Ayat Ayat Cinta (komen ikut-ikutan)

Akhirnya pulang kantor kemarin saya menyempatkan diri untuk menonton Ayat Ayat Cinta. Singkat saja, baru kali ini saya melihat bioskop dipenuhi dengan para wanita berjilbab yang mengantri didepan penjualan tiket film ini. Serius baru kali ini. Kemana para ABG menyebalkan itu? Hehe.

 

Film pun diputar, dan saya pun bisa merasakan kekecewaan yang sering dilontarkan dalam beberapa tulisan para blogger. Hingga pertengahan cerita ketika fahri dijebloskan ke dalam sel, kekecewaan itu menjadi-jadi karena keadaan sel dan kelima orang didalam sel yang digambarkan dalam novel tidak sama.

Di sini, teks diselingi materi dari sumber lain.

@@ -26,8 +27,11 @@
     doa::DevBuf d_work[2];
     doa::PinnedBuf h_stage;
     int fail_chunk = -1;
-    enum { kCoef = 0, kCheb, kCov, kSpec, kWork, kScratch };
+    enum { kCoef = 0, kCheb, kCov, kSpec, kWork, kScratch, kFusedRows };
     doa::PipeLanes lanes;
+    int fused_mode = 1;
+    int fused_calls = 0;
+    doa::DevBuf d_fused_rows;
 };
 
 struct PipeWs {
@@ -91,6 +95,40 @@
     return run_ws(h, n, d_in, cov, spec, mx, am, ws, st);
 }
 
+static bool fused_eligible(const doa_music_pipeline *h, bool serial, int n_batches, const void *const *d_in, void *const *cov,
+                           void *const *spec)
+{
+    if (h->fused_mode == 0 || (h->fused_mode == 1 && !serial) || h->stages != 7u || h->bits != 64 || h->has_gain || h->ovl != 0 || h->avg != 0 || h->music.M != 1 ||
+        h->peaks.L != h->music.P || !doa::fused_step_shape_ok(h->N, h->K, h->music.P))
+        return false;
+    for (int b = 0; b < n_batches; b++) {
+        for (int k = 0; k < h->N; k++) {
+            const void *p = d_in[(size_t)b * h->N + k];
+            if (!p || reinterpret_cast<uintptr_t>(p) % 16) return false;
+        }
+        if (cov && cov[b] && reinterpret_cast<uintptr_t>(cov[b]) % 8) return false;
+        if (spec && spec[b] && reinterpret_cast<uintptr_t>(spec[b]) % 16) return false;
+    }
+    return true;
+}
+
+static int run_fused(doa_music_pipeline *h, int n_batches, int n, const void *const *d_in, void *const *cov, void *const *spec,
+                     void *const *mx, void *const *am, doa::DevBuf &rows, hipStream_t st)
+{
+    int rc = rows.reserve(doa::fused_step_scratch_bytes(h->music.P));
+    if (rc != DOA_OK || n_batches == 0) return rc;
+    std::vector<doa::FusedBatch> tab((size_t)n_batches);
+    for (int b = 0; b < n_batches; b++) {
+        doa::FusedBatch &e = tab[b];
+        for (int k = 0; k < 4; k++) e.in[k] = k < h->N ? static_cast<const float2 *>(d_in[(size_t)b * h->N + k]) : nullptr;
+        e.cov = cov ? static_cast<float2 *>(cov[b]) : nullptr;
+        e.spec = spec ? static_cast<float *>(spec[b]) : nullptr;
+        e.mx = static_cast<float *>(mx[b]);
+        e.am = static_cast<float *>(am[b]);
+    }
+    return doa::launch_fused_step(h->N, h->K, h->music.P, n, n_batches, tab.data(), h->music.d_zd.p, h->peaks.d_x.p, rows.p, st);
+}
+
 extern "C" {
 
 doa_music_pipeline_t *doa_music_pipeline_create(int inputs, int snapshot_size, int overlap_size, int avg_method,
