class cvo_lidar_config_t(C.Structure):
    _fields_ = [
        ("n_scan", C.c_int),
        ("horizon_scan", C.c_int),
        ("ang_res_x", C.c_float),
        ("ground_scan_ind", C.c_int),
        ("sensor_min_range", C.c_float),
        ("sensor_mount_angle", C.c_float),
        ("segment_theta", C.c_float),
        ("segment_alpha_x", C.c_float),
        ("segment_alpha_y", C.c_float),
        ("segment_valid_point_num", C.c_int),
        ("segment_valid_line_num", C.c_int),
        ("edge_threshold", C.c_float),
        ("surf_threshold", C.c_float),
        ("intensity_bound", C.c_double),
        ("depth_bound", C.c_double),
        ("distance_bound", C.c_double),
        ("beam_num", C.c_int),
        ("tan_theta", C.c_double),
        ("sin_alpha_x", C.c_double),
        ("cos_alpha_x", C.c_double),
        ("sin_alpha_y", C.c_double),
        ("cos_alpha_y", C.c_double),
        ("tan_ground_lo", C.c_double),
        ("tan_ground_hi", C.c_double),
        ("tan_self_lo", C.c_double),
        ("tan_self_hi", C.c_double),
    ]


class cvo_lidar_rand_t(C.Structure):
    _fields_ = [("r", C.c_uint * 31), ("front", C.c_int), ("rear", C.c_int)]


class cvo_nlm_config_t(C.Structure):
    _fields_ = [("h", C.c_float), ("template_window", C.c_int), ("search_window", C.c_int)]


CVO_DEPTH_U16, CVO_DEPTH_F32 = 0, 1
CVO_SELECT_CV_FAST, CVO_SELECT_DSO_EDGES, CVO_SELECT_FULL = 0, 2, 8
CVO_FAST_RGBD, CVO_FAST_STEREO, CVO_FAST_STEREO_SEMANTIC = (9, 15000, 12000, 13), (4, 24000, 15000, 50), (4, 28000, 15000, 50)

EXPORTED = [
    "cvo_params_default", "cvo_ctx_create", "cvo_ctx_destroy", "cvo_last_error", "cvo_ctx_stream",
    "cvo_ctx_synchronize", "cvo_cloud_upload", "cvo_cloud_upload_aos192", "cvo_cloud_size", "cvo_cloud_free",
    "cvo_align", "cvo_align_ex", "cvo_align_batch", "cvo_batch_poses_to_device", "cvo_inner_product",
    "cvo_function_angle", "cvo_association", "cvo_association_non_isotropic", "cvo_cloud_transformed", "cvo_edge_kernel_matrix", "cvo_debug_last_ell", "cvo_debug_time_scan", "cvo_debug_time_kernels",
    "cvo_debug_kernel_clock",
    "cvo_debug_last_candidates", "cvo_debug_list_builds", "cvo_debug_row_classes", "cvo_debug_speculation", "cvo_debug_scan_stats", "cvo_debug_last_geometry", "cvo_version",
    "cvo_align_association", "cvo_debug_scalar_math", "cvo_debug_verified_rows", "cvo_debug_device_memory", "cvo_cloud_upload_many",
    "cvo_ctx_set_option", "cvo_ctx_advice", "cvo_debug_cloud_order",
    "cvo_process_hint_hw_queues", "cvo_shutdown",
    "cvo_batch_open", "cvo_batch_submit", "cvo_batch_poll", "cvo_batch_pending", "cvo_batch_stats", "cvo_batch_close",
    "cvo_inner_product_batch", "cvo_function_angle_batch", "cvo_debug_last_score_batch",
    "cvo_multiframe_align", "cvo_debug_irls_normal", "cvo_debug_irls_eval", "cvo_debug_irls_gather",
    "cvo_voxel_select", "cvo_voxel_select_host", "cvo_cloud_upload_voxel", "cvo_debug_voxel_stats",
    "cvo_rgbd_points", "cvo_rgbd_points_host", "cvo_cloud_upload_rgbd", "cvo_debug_rgbd_stats",
    "cvo_fast_select", "cvo_fast_select_host", "cvo_stereo_points", "cvo_stereo_points_host", "cvo_cloud_upload_stereo",
    "cvo_cloud_upload_stereo_recipe", "cvo_debug_stereo_stats",
    "cvo_lidar_config_default", "cvo_lidar_config_derive", "cvo_lidar_rand_seed", "cvo_lidar_rand_next", "cvo_lidar_select", "cvo_lidar_select_host",
    "cvo_cloud_upload_lidar", "cvo_debug_lidar_stats", "cvo_debug_lidar_atan2",
    "cvo_nlm_config_default", "cvo_nlm_weights", "cvo_nlm_denoise_host", "cvo_nlm_denoise", "cvo_nlm_denoise_lab_host",
    "cvo_nlm_denoise_lab", "cvo_debug_nlm_stats",
]

_libs = {}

Dan yang terburuk adalah saat Aisha berada dirumah Eqbal Hakan Erbakan (Surya Saputra) untuk menenangkan diri, mike diatas kepalanya sesekali muncul dan itu sangatlah konyol untuk ukuran film yang sudah ngetop jauh sebelum release. Memang jika dibandingkan dengan novelnya sendiri, film ini jauh dari harapan. Efek tenang yang saya dapatkan di tiap baris novel tersebut tidak bisa saya rasakan di Film ini. Tapi ternyata film ini tidak seburuk yang saya bayangkan. Saya mulai menikmati film ini justru pada pertengahan menuju akhir cerita . Saat saat itulah banyak pesan moral yang mulai terasa mengena. Para penonton wanita pun banyak yang menangis, terutama pada moment dimana Aisha memberikan cincinnya sebagai mahar untuk menikahi Maria.

 

Tadinya saya pikir, saya akan ngomel ngomel setelah menonton film ini. Tapi saya bersyukur karena diingatkan untuk tidak membandingkan film ini dengan novel aslinya jika saya ingin menikmati betul isi dari film ini. Dan Voila!! Saya keluar dengan wajah tersenyum. Hanung sudah berusaha keras. Mudah2an kedepannya bisa lebih baik.